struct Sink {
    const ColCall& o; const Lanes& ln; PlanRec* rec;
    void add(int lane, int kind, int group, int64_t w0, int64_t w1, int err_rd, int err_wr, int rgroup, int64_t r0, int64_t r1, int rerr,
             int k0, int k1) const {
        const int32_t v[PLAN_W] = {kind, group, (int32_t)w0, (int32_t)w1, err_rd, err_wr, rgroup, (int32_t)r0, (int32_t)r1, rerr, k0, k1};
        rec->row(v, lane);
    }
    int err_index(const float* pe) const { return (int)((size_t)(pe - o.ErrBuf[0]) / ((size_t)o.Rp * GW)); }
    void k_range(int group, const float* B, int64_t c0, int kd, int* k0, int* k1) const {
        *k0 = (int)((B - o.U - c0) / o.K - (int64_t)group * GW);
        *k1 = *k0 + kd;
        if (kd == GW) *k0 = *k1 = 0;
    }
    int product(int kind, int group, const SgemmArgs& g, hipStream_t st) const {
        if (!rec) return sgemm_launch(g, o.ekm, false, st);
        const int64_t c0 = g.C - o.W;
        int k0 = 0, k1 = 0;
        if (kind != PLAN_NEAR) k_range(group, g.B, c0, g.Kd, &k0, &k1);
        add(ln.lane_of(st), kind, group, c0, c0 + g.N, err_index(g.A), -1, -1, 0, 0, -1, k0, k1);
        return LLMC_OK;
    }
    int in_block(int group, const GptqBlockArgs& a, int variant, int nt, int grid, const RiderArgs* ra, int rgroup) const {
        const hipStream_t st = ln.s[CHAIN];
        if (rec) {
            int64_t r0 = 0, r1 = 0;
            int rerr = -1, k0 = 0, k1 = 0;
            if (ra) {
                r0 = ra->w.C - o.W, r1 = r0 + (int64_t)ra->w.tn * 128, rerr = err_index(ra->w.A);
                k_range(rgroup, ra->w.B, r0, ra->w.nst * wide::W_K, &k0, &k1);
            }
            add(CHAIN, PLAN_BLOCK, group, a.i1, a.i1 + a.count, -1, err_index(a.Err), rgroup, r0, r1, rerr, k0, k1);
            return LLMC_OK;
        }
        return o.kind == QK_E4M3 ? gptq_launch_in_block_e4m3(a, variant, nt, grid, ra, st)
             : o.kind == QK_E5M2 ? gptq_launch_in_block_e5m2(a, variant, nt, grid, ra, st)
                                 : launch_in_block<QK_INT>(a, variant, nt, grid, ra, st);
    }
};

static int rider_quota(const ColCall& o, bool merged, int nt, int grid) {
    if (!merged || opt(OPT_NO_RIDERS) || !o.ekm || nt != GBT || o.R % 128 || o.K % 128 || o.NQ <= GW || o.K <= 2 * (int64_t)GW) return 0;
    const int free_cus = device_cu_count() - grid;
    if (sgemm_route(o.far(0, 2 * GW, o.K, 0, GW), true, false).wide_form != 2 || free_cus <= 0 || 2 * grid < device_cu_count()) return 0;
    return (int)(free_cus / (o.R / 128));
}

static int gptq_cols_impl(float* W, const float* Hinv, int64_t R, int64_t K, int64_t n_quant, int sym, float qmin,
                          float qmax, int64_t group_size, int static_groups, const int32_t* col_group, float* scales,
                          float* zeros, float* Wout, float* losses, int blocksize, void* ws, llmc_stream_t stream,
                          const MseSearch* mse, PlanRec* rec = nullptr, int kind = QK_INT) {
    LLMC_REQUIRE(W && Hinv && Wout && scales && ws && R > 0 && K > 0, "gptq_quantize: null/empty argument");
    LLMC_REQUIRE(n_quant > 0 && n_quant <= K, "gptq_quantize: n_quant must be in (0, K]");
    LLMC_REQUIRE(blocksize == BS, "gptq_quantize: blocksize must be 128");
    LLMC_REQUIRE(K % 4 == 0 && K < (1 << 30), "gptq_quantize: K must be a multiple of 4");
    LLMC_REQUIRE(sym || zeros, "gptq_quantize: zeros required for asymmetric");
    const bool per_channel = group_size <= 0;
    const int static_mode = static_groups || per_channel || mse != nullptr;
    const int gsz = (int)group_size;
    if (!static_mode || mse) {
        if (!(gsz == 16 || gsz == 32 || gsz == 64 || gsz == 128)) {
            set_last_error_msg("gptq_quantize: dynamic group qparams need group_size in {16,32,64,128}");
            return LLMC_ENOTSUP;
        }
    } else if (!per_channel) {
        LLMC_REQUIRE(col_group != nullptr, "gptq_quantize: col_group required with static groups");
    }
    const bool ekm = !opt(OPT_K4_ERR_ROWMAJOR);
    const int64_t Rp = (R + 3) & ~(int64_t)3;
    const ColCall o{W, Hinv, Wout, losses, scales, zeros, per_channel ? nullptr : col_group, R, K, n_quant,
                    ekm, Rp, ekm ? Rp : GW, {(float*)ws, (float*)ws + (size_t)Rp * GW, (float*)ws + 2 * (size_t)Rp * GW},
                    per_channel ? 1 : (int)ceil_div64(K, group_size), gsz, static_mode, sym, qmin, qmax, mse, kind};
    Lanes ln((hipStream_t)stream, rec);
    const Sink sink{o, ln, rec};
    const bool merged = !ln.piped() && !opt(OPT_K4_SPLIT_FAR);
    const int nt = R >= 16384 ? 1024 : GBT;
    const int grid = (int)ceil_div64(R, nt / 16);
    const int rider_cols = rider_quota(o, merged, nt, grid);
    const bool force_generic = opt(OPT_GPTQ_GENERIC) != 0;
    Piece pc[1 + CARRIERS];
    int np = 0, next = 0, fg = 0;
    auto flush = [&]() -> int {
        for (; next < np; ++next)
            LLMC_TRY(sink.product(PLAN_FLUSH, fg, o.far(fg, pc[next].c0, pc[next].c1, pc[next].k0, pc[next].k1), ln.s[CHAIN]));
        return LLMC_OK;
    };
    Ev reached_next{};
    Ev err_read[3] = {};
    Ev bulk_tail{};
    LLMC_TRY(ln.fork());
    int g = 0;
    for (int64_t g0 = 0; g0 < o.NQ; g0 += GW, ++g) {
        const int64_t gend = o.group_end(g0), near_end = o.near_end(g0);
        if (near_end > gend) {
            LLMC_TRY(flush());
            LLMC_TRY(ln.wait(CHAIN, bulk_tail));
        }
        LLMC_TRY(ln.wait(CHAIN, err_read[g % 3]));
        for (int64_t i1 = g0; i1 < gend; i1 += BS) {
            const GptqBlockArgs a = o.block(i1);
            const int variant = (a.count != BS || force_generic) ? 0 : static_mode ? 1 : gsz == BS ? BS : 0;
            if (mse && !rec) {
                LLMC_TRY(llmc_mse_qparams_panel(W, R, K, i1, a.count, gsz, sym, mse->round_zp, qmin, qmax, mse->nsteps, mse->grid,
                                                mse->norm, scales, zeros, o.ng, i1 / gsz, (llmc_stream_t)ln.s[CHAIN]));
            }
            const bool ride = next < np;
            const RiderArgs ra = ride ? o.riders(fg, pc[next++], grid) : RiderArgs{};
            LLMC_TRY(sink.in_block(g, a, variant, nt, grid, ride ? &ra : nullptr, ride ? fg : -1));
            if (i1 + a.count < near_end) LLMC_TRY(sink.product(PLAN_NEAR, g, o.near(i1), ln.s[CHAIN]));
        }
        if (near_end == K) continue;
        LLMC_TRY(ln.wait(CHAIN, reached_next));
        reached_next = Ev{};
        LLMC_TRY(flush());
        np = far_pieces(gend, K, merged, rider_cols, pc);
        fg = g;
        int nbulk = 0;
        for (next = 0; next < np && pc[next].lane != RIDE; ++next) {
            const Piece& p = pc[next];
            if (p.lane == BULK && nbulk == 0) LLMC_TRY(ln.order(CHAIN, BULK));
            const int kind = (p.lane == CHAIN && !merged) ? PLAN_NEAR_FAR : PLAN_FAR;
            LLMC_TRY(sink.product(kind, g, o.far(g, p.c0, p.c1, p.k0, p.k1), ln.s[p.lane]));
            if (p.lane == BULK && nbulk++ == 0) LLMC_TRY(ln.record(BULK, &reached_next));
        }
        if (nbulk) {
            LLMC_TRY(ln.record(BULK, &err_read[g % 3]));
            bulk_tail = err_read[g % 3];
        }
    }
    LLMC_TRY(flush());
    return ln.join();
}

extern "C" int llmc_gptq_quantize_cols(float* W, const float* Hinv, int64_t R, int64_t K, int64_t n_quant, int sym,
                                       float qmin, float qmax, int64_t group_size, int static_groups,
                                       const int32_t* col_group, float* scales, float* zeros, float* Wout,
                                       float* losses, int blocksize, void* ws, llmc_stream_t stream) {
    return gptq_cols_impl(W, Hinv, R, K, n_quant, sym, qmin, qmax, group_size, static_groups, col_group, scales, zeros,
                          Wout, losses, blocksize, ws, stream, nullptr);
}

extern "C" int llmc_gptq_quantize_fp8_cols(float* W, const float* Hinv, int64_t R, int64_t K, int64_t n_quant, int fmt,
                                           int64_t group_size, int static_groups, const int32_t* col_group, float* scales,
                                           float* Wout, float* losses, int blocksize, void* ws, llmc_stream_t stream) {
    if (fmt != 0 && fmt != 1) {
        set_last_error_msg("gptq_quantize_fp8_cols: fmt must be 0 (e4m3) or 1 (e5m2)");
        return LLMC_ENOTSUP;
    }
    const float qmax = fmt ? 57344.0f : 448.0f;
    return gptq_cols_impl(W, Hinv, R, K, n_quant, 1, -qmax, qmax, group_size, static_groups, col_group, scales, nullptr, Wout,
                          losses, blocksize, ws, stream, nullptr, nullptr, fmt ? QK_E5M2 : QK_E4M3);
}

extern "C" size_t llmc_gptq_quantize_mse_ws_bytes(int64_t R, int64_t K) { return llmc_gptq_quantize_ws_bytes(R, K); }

• • • • • • •

WHAT IS NEEDED
Exact copies of the lines from the start of the data up to the line holding "int k0, int", both included, are all that is needed.

TASK RESPONSE
struct Sink {
    const ColCall& o; const Lanes& ln; PlanRec* rec;
    void add(int lane, int kind, int group, int64_t w0, int64_t w1, int err_rd, int err_wr, int rgroup, int64_t r0, int64_t r1, int rerr,
             int k0, int k1) const {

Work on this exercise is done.